WITH all eyes set on the general election results slated to be announced on May 23, it has become difficult to predict which way the stock markets will sway. The current scenario of the stock market is looking bleak due to combination of domestic and global factors affecting the sentiments of investors. The failed US-China trade talks, US threatening Iran of attack coupled with rising crude prices have all weighed down heavily on sentiments of domestic as well as foreign institutional investors (FIIs). “In such situation the investors should take a very cautious stance till the general election results are declared,” said CA Kailash Jogani while talking to The Hitavada.
Investors on their part should keep cash on the side lines and enter after things settle down. For long term investors with more than two years horizon there is no need to worry as India’s long term growth story is still intact. It should be kept in mind that this is one of the longest general elections to take place. Investors should expect bouts of volatility till the election results, he said.
Anuj Badjate, Director of Badjate Stocks and Shares Pvt Ltd said that the investors should be careful till the election results. If the present Government returns to power the markets could go up like anything. In such scenario, the investors should take the opportunity to sell their holdings and book profits. This rally could be short lived because there are issues of slow down which the stock markets have not factored in at this point of time. Post elections there could be volatility during the next three months.
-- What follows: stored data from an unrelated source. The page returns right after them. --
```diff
@@ -827,7 +1097,12 @@
         }
 #endif
         if (SAMPLE) return launch_demo<9, 128, 2, SAMPLE, NTHR>(first, N, R, shift, cat, max_tries, tape, stride, slab, flags, st);
-        return launch_demo<9, 128, 1, SAMPLE, NTHR>(first, N, R, shift, cat, max_tries, tape, stride, slab, flags, st);
+#ifdef TG_TUNING
+        if (tuning_env("TG_DEMO_VARIANT", 0) == 6)
+            return launch_demo<9, 128, 1, SAMPLE, NTHR>(first, N, R, shift, cat, max_tries, tape, stride, slab, flags, st);
+#endif
+        static const AliasDev no_tables = {};
+        return dispatch_demo9_rows<false>(0, N, R, shift, cat.sparse_terms != 0, no_tables, tape, stride, slab, flags, st);
     }
     case 16: {
 #ifdef TG_TUNING
```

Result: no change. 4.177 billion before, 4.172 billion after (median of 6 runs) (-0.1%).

In case a new Government comes to power, then there could be a sharp fall of 10 per cent to 20 per cent. He advises investors to wait on the side lines and enter after the markets stabilise.
CA Julfesh Shah, Member of Committee on Management Accounting of ICAI, New Delhi said that it is interesting to note that in last six elections, most of the time the market did not show any significant divergence from the trend seen during the pre-election phase despite surprises in poll outcomes. For long-term investors, it is important to evaluate returns as per investment horizon instead of staying fixed to short-term events, targets or time horizons. Moreover, possibility of US China trade war on anvil may also affect the sentiments of the investors in the Asian market. Even the biggest rating agencies like Moody’s as well as firms like Morgan Stanley are optimistic about India’s growth story which is positive in future for the stock markets. Looking at the recent zigzag up and down its a bit confusing that where would markets lead. It is strongly predicted that if the current Government comes back to power, the market will react in a strong positive manner and Sensex may touch the 40,000 mark.
In the last one week the Sensex has fallen approximately 1,500 points or 3.85 per cent to 37,462 levels. The US-China trade war jitters, possibilities of US-Iran war showdown and Korea firing missiles are some of the geo-political reasons behind the same. While the fate of BJP on May 23, is on the domestic investors minds according to Nirav Panchmatia, Founder CEO AUM Financial Advisors who is just back from Omaha, Nebraska, USA where Warren Buffett addressed shareholders questions is very upbeat on Indian equity. Investing in the market via the mutual funds route using systematic investment plan (SIP), systematic transfer plan (STP) is the best bet for the retail investor. Being too bold might hurt and exiting the market completely might equally hurt the investor. The prospect of the Indian economy and hence stock markets is bright looking at the next 24 to 36 months. Therefore, every dip offers an attractive buying opportunity said Bloomberg and CNBC guest expert Panchmatia.